# Caribbean Vacations Forums > Bahamas, Bermuda and Turks & Caicos >  >  HELLO, WE JUST GOT BACK FROM BEAUTIFUL ST BARTS IN NOVEMBER AND WE ARE PLANNING TRIP TO BEMUDA IN AUG. ANYONE HAVE IDEAS WHERE TO STAY. WE LOVED STAYING IN VILLA IN ST BARTS BECAUSE OF PRIVACY. WOULD

## JEFFSC

HELLO, WE JUST GOT BACK FROM BEAUTIFUL ST BARTS IN NOVEMBER AND WE ARE PLANNING TRIP TO BEMUDA IN AUG. ANYONE HAVE IDEAS WHERE TO STAY. WE LOVED STAYING IN VILLA IN ST BARTS BECAUSE OF PRIVACY. WOULD LIKE SOMETHING LIKE THAT IN BERMUDA. WE ARE LOOKING AT SUMMERSIDE. HAS ANYONE STAYED? THANKS

----------


## Bermudasunrise

Bermudarentals.com would be a good place to start but I don't think you will find the same extravagance in the Bermuda listings.  Bermuda is jjust as beautiful in my opinion, but you won't find the type of villa's for rent that you do in St.
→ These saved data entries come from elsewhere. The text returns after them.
#[repr(C)] #[derive(Clone, Copy, Debug, PartialEq, Eq)] pub struct VdfFe { pub l: [u64; 4] }
#[repr(C)] #[derive(Clone, Copy, Debug, PartialEq, Eq)] pub struct VdfAffine { pub x: VdfFe, pub y: VdfFe }
#[repr(C)] #[derive(Clone, Copy, Debug, PartialEq, Eq)] pub struct VdfJac { pub x: VdfFe, pub y: VdfFe, pub z: VdfFe }
#[repr(C)] #[derive(Clone, Copy, Debug, PartialEq, Eq)] pub struct VdfState { pub x: VdfFe, pub y: VdfFe, pub i: VdfFe }
pub type VdfAllgatherFn = Option<unsafe extern "C" fn(user: *mut c_void, send: *const c_void, recv: *mut c_void, bytes: usize, stream: *mut c_void) -> c_int>;
#[repr(C)] #[derive(Clone, Copy)] pub struct VdfStepCircuit { pub arity: usize, pub synthesize: Option<unsafe extern "C" fn(self_: *mut c_void, cs: *mut VdfCs, z_in: *const u32, z_out: *mut u32) -> c_int>, pub self_: *mut c_void }
#[repr(C)] #[derive(Clone, Copy, Debug)] pub struct VdfNovaStepInfo { pub comm_W1: VdfAffine, pub X1: [VdfFe; 2], pub comm_T1: VdfAffine, pub comm_T2: VdfAffine, pub r1: [u64; 4], pub r2: [u64; 4] }
#[repr(C)] #[derive(Clone, Copy, Debug)] pub struct VdfNovaAugInputs { pub params: VdfFe, pub i: VdfFe, pub z0: [VdfFe; 3], pub zi: [VdfFe; 3], pub U_comm_W: VdfAffine, pub U_comm_E: VdfAffine, pub U_u: VdfFe, pub U_X: [VdfFe; 2], pub u_comm_W: VdfAffine, pub u_X: [VdfFe; 2], pub T: VdfAffine }
#[repr(C)] #[derive(Clone, Copy, Debug)] pub struct VdfKernelEvent { pub name: [c_char; 24], pub bytes: f64, pub start_ms: f64, pub end_ms: f64 }
#[repr(C)] #[derive(Clone, Copy, Debug)] pub struct VdfHipTuning { pub struct_size: u32, pub msm_direct: i32, pub direct_priority: i32, pub direct_fused: i32, pub light_priority: i32, pub accumulate_fill: i32, pub accumulate_lds: i32, pub slice_len: i32, pub part_bits: i32, pub reduction: i32, pub reduction_quads: i32, pub heavy_min: i32, pub giant_span: i32, pub nifs_lanes: i32, pub shim_cache: i32, pub nifs_fused: i32, pub fold_u128: i32, pub fixup_serial: i32, pub sort_staged: i32, pub glv: i32 }
#[repr(C)] #[derive(Clone, Copy, Debug)] pub struct VdfNovaTuning { pub struct_size: u32, pub flags: u32, pub digit_budget_bytes: u64, pub digit_window: i32, pub early_rows: i32, pub stencil: i32, pub small_window: i32, pub big_window: i32, pub packed_commit: i32, pub lookahead_early: i32, pub gate_accumulate: i32, pub fold_on_rows: i32, pub nifs_ahead: i32, pub early_row_parts: i32, pub lookahead_priority: i32, pub side_accumulate_fill: i32, pub verbose: i32, pub compress_queues: i32, pub rows_at_challenge: i32, pub fold_fused: i32 }
#[repr(C)] #[derive(Clone, Copy, Debug, PartialEq, Eq)] pub struct VdfNovaRoParams { pub struct_size: u32, pub family: i32, pub width: i32, pub full_rounds: i32, pub partial_rounds: i32, pub alpha: i32, pub challenge_bits: i32, pub hash_bits: i32 }
#[repr(C)] #[derive(Clone, Copy, Debug)] pub struct VdfIpaOpening { pub weight: VdfFe, pub k: c_int, pub log_m: c_int, pub lo: *const VdfFe, pub hi: *const VdfFe, pub pattern: *const VdfFe }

Barth's.  I've been to both locations!  Good luck.

----------


## lmj

we've stayed at Pompano Beach Club twice and loved it.  It doesn't have the privacy of a villa, no kitchen, it's optionally all-inclusive, totally different from SBH.  But it's run by a wonderful family, the food is very good, there's an excellent dine-around program (including The Reefs &amp; Cambridge Beaches), has a great beach in a protected cove where you can walk for like a mile out into the ocean... here's their website:   Pompano Beach Club and also check them out on TripAdvisor, they always get stellar reviews.  We sent out neighbors there for their 25th and they are still raving about it months later.

Lynn

----------